Stored data entries:

------------

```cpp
extern "C" int khg_utts_destroy(khg_utts* u) {
  if (!u) return KHG_OK;
  if (u->small && u->ctx && khg_ctx_alive(u->ctx)) {
    khg_ctx* c = u->ctx;
    for (int i = 0; i < khg_ctx::NSIDE; ++i)
      if (c->side_dirty[i]) { (void)hipStreamSynchronize(c->sides[i]); c->side_dirty[i] = false; }
    (void)hipStreamSynchronize(c->stream);
    c->pageable_pending = false;
  }
  if (u->out_blk_d) {
    u->ali_d = nullptr; u->words_d = nullptr; u->num_words_d = nullptr; u->status_d = nullptr; u->like_d = nullptr;
    DEVFREE(u->out_blk_d);
  }
  if (u->own_feats) DEVFREE(u->feats_d);
  if (u->graph) {
    u->state_off_d = nullptr; u->start_d = nullptr; u->in_off_d = nullptr; u->out_off_d = nullptr; u->in_src_d = nullptr; u->in_col_d = nullptr;
    u->in_tid_d = nullptr; u->in_olabel_d = nullptr; u->out_inidx_d = nullptr; u->in_w_d = nullptr; u->final_d = nullptr;
    khg_graph_release(u->graph); u->graph = nullptr;
  }
  DEVFREE(u->gidx_d);
  DEVFREE(u->frame_off_d); DEVFREE(u->state_off_d); DEVFREE(u->pdf_off_d); DEVFREE(u->ll_off_d);
  DEVFREE(u->pdfs_d); DEVFREE(u->wchunks_d); DEVFREE(u->start_d); DEVFREE(u->in_off_d); DEVFREE(u->out_off_d);
  DEVFREE(u->in_src_d); DEVFREE(u->in_col_d); DEVFREE(u->in_tid_d); DEVFREE(u->in_olabel_d); DEVFREE(u->out_inidx_d);
  DEVFREE(u->in_w_d); DEVFREE(u->final_d); DEVFREE(u->chunks_d); DEVFREE(u->ll_d); DEVFREE(u->tile_off_d); DEVFREE(u->tiles_d);
  DEVFREE(u->xpl_d); DEVFREE(u->utt_xtile_off_d); DEVFREE(u->p_ents_d); DEVFREE(u->p_slices_d);
  DEVFREE(u->utt_x32_off_d); DEVFREE(u->bchunks_d); DEVFREE(u->x32_utt_d); DEVFREE(u->xh_d); DEVFREE(u->xh_ex_d);
  DEVFREE(u->xs_d); DEVFREE(u->xs_ex_d); DEVFREE(u->schunks_d); DEVFREE(u->sunits_d);
  DEVFREE(u->bp_d); DEVFREE(u->bp_off_d); DEVFREE(u->path_off_d); DEVFREE(u->words_off_d);
  DEVFREE(u->ali2_d); DEVFREE(u->unc_d); DEVFREE(u->sub_off_d);
  if (u->unc_cnt_h) { (void)hipHostFree(u->unc_cnt_h); u->unc_cnt_h = nullptr; }
  DEVFREE(u->layer_best_d); DEVFREE(u->layer_cnt_d); DEVFREE(u->path_d); DEVFREE(u->k2_gscratch_d); DEVFREE(u->k2_order_d);
  DEVFREE(u->ali_d); DEVFREE(u->words_d); DEVFREE(u->num_words_d); DEVFREE(u->status_d); DEVFREE(u->like_d);
  DEVFREE(u->pdf_count_d); DEVFREE(u->pdf_cursor_d); DEVFREE(u->frame_ids_d); DEVFREE(u->pdf_start_d); DEVFREE(u->tid_count_d);
  DEVFREE(u->sort_keys_d); DEVFREE(u->sort_keys_out_d); DEVFREE(u->sort_vals_d); DEVFREE(u->sort_tmp_d); DEVFREE(u->cs_hist_d); DEVFREE(u->cs_tot_d);
  DEVFREE(u->k3_part_d); DEVFREE(u->k3_llpart_d); DEVFREE(u->k3_items_d); DEVFREE(u->k3_item_off_d);
  DEVFREE(u->pe_row_d); DEVFREE(u->pe_tid_d); DEVFREE(u->pe_ids_d); DEVFREE(u->pe_w_d); DEVFREE(u->pe_keys_d); DEVFREE(u->pe_keys_out_d);
  DEVFREE(u->pe_vals_d); DEVFREE(u->pe_tmp_d); DEVFREE(u->pe_start_d);
  DEVFREE(u->rc_keys_d); DEVFREE(u->rc_keys_out_d); DEVFREE(u->rc_vals_d); DEVFREE(u->rc_vals_out_d); DEVFREE(u->rc_flag_d); DEVFREE(u->rc_inc_d);
  DEVFREE(u->rc_row_d); DEVFREE(u->rc_cell_d); DEVFREE(u->rc_tmp_d); DEVFREE(u->rc_cell_start_d); DEVFREE(u->rc_item_off_d); DEVFREE(u->rc_stats_d);
  k1_free_band(u);
  if (u->ev_dp) (void)hipEventDestroy(u->ev_dp);
  if (u->ev_ali) (void)hipEventDestroy(u->ev_ali);
  delete u;
  return KHG_OK;
}
extern "C" int khg_utts_num_pdfs(const khg_utts* u, int64_t* pdf_off) {
  if (!u || !pdf_off) return khg_set_error(KHG_E_ARG, "bad arguments");
  std::copy(u->pdf_off.begin(), u->pdf_off.end(), pdf_off);
  return KHG_OK;
}
extern "C" int khg_utts_pdfs(const khg_utts* u, int32_t* pdfs) {
  if (!u || !pdfs) return khg_set_error(KHG_E_ARG, "bad arguments");
  std::copy(u->pdfs.begin(), u->pdfs.end(), pdfs);
  return KHG_OK;
}

__global__ void k2_merge_fallback(const int32_t* __restrict__ unc, const int64_t* __restrict__ frame_off, const int32_t* __restrict__ ali2,
                                  int32_t* __restrict__ ali, int n_utt) {
  for (int u = blockIdx.x; u < n_utt; u += gridDim.x) {
    if (!unc[u]) continue;
    const int64_t f0 = frame_off[u], f1 = frame_off[u + 1];
    for (int64_t f = f0 + threadIdx.x; f < f1; f += blockDim.x) ali[f] = ali2[f];
  }
}
int wait_ali(khg_ctx* ctx, khg_utts* u) {
  if (u->ali_pending) { HIPCHK(hipStreamWaitEvent(ctx->stream, u->ev_ali, 0)); u->ali_pending = false; }
  if (u->ali_split) {
    u->ali_split = false;
    KHG_LAUNCH(ctx, k2_merge_fallback, dim3((unsigned)std::min(u->n_utt, 16384)), dim3(64), 0, ctx->stream, u->unc_d, u->frame_off_d, u->ali2_d, u->ali_d, u->n_utt);
    HIPCHK(hipGetLastError());
  }
  return KHG_OK;
}
```

Before: 440.3 million.

## Prepack scaled f16 feature split planes per utterance set for wave16 acc-stats

Result: faster. 447.5 million, median of 6 (+1.7%).

```diff
diff --git a/include/khg_hip.h b/include/khg_hip.h
--- a/include/khg_hip.h
+++ b/include/khg_hip.h
@@ -59,7 +59,8 @@
 #define KHG_OPT_K1_PGRID 20
 #define KHG_OPT_K1_PROF 21
 #define KHG_OPT_K2_LADDER 22
-#define KHG_OPT_COUNT 23
+#define KHG_OPT_K3_PLANES 23
+#define KHG_OPT_COUNT 24
 #define KHG_INFO_SCRATCH_BYTES 100
 #define KHG_INFO_SCRATCH_BLOCKS 101
 int khg_ctx_set_option(khg_ctx *ctx, int option, int value);
@@ -97,6 +98,7 @@
 int khg_utts_pdfs(const khg_utts *u, int32_t *pdfs_h );
 int khg_utts_k2_plan(khg_ctx *ctx, const khg_utts *u, int32_t out[8]);
 int khg_utts_k2_ladder(khg_ctx *ctx, const khg_utts *u, int32_t *out);
+int khg_utts_k3_planes(const khg_utts *u, int64_t *bytes, int64_t *packs, int32_t *used);
 int khg_utts_pdf_first(const khg_utts *u, int32_t *first_h );
 
 int khg_loglikes(khg_ctx *ctx, const khg_model *m, khg_utts *u);
diff --git a/kaldi_hmm_gmm_amd/_lib.py b/kaldi_hmm_gmm_amd/_lib.py
--- a/kaldi_hmm_gmm_amd/_lib.py
+++ b/kaldi_hmm_gmm_amd/_lib.py
@@ -160,6 +160,7 @@
     "khg_utts_pdfs": (C.c_int, [vp, c_i32p]),
     "khg_utts_k2_plan": (C.c_int, [vp, vp, c_i32p]),
     "khg_utts_k2_ladder": (C.c_int, [vp, vp, c_i32p]),
+    "khg_utts_k3_planes": (C.c_int, [vp, c_i64p, c_i64p, c_i32p]),
     "khg_utts_pdf_first": (C.c_int, [vp, c_i32p]),
     "khg_loglikes": (C.c_int, [vp, vp, vp]),
     "khg_loglikes_reachable": (C.c_int, [vp, vp, vp]),
diff --git a/kaldi_hmm_gmm_amd/csrc/khg_ctx_model.hip b/kaldi_hmm_gmm_amd/csrc/khg_ctx_model.hip
--- a/kaldi_hmm_gmm_amd/csrc/khg_ctx_model.hip
+++ b/kaldi_hmm_gmm_amd/csrc/khg_ctx_model.hip
@@ -157,7 +157,7 @@
   return KHG_OK;
 }
 static const struct { int lo, hi; } k_opt_range[KHG_OPT_COUNT] = {
-  {KHG_K1_AUTO, KHG_K1_F16X2S}, {0, 4}, {0, 6}, {0, 1 << 20}, {-1, 1}, {0, 255}, {0, 1}, {0, 4}, {0, 3}, {0, 1}, {0, 2}, {0, 2}, {0, 2}, {0, 64}, {0, 1}, {0, 1}, {0, 1}, {0, 1 << 20}, {0, 1}, {0, 2}, {0, 1 << 16}, {0, 1}, {0, 1}};
+  {KHG_K1_AUTO, KHG_K1_F16X2S}, {0, 4}, {0, 6}, {0, 1 << 20}, {-1, 1}, {0, 255}, {0, 1}, {0, 4}, {0, 3}, {0, 1}, {0, 2}, {0, 2}, {0, 2}, {0, 64}, {0, 1}, {0, 1}, {0, 1}, {0, 1 << 20}, {0, 1}, {0, 2}, {0, 1 << 16}, {0, 1}, {0, 1}, {0, 2}};
 extern "C" int khg_option_check(int opt, int value) {
   if (opt < 0 || opt >= KHG_OPT_COUNT) return khg_set_error(KHG_E_ARG, "khg_option_check: no such option");
   if (value < k_opt_range[opt].lo || value > k_opt_range[opt].hi || (opt == KHG_OPT_K1_FORM && value == 1))
@@ -193,7 +193,8 @@
   {"KHG_K2_SPLIT", KHG_OPT_K2_SPLIT, "on=0,off=1"}, {"KHG_K2S_HUB", KHG_OPT_K2S_HUB, ""},
   {"KHG_LAT_OPS_LDS", KHG_OPT_LAT_OPS_LDS, "on=0,off=1"},
   {"KHG_K1_LAUNCH", KHG_OPT_K1_LAUNCH, "auto=0,chunk=1,persistent=2"}, {"KHG_K1_PGRID", KHG_OPT_K1_PGRID, ""},
-  {"KHG_K1_PROF", KHG_OPT_K1_PROF, ""}, {"KHG_K2_LADDER", KHG_OPT_K2_LADDER, "on=0,off=1"}};
+  {"KHG_K1_PROF", KHG_OPT_K1_PROF, ""}, {"KHG_K2_LADDER", KHG_OPT_K2_LADDER, "on=0,off=1"},
+  {"KHG_K3_PLANES", KHG_OPT_K3_PLANES, "auto=0,off=1,on=2"}};
 extern "C" int khg_option_from_env(const char* name, const char* text, int* option, int* value) {
   if (!name || !text || !*text || !option || !value) return khg_set_error(KHG_E_ARG, "khg_option_from_env: bad arguments");
   for (const auto& t : k_env_tab) {
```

------------

*PROBLEM DESCRIPTION*
Which lines in the data above hold the string "csrc"? Return each of them.

*RESPONSE TO THIS TASK*
diff --git a/kaldi_hmm_gmm_amd/csrc/khg_ctx_model.hip b/kaldi_hmm_gmm_amd/csrc/khg_ctx_model.hip
--- a/kaldi_hmm_gmm_amd/csrc/khg_ctx_model.hip
+++ b/kaldi_hmm_gmm_amd/csrc/khg_ctx_model.hip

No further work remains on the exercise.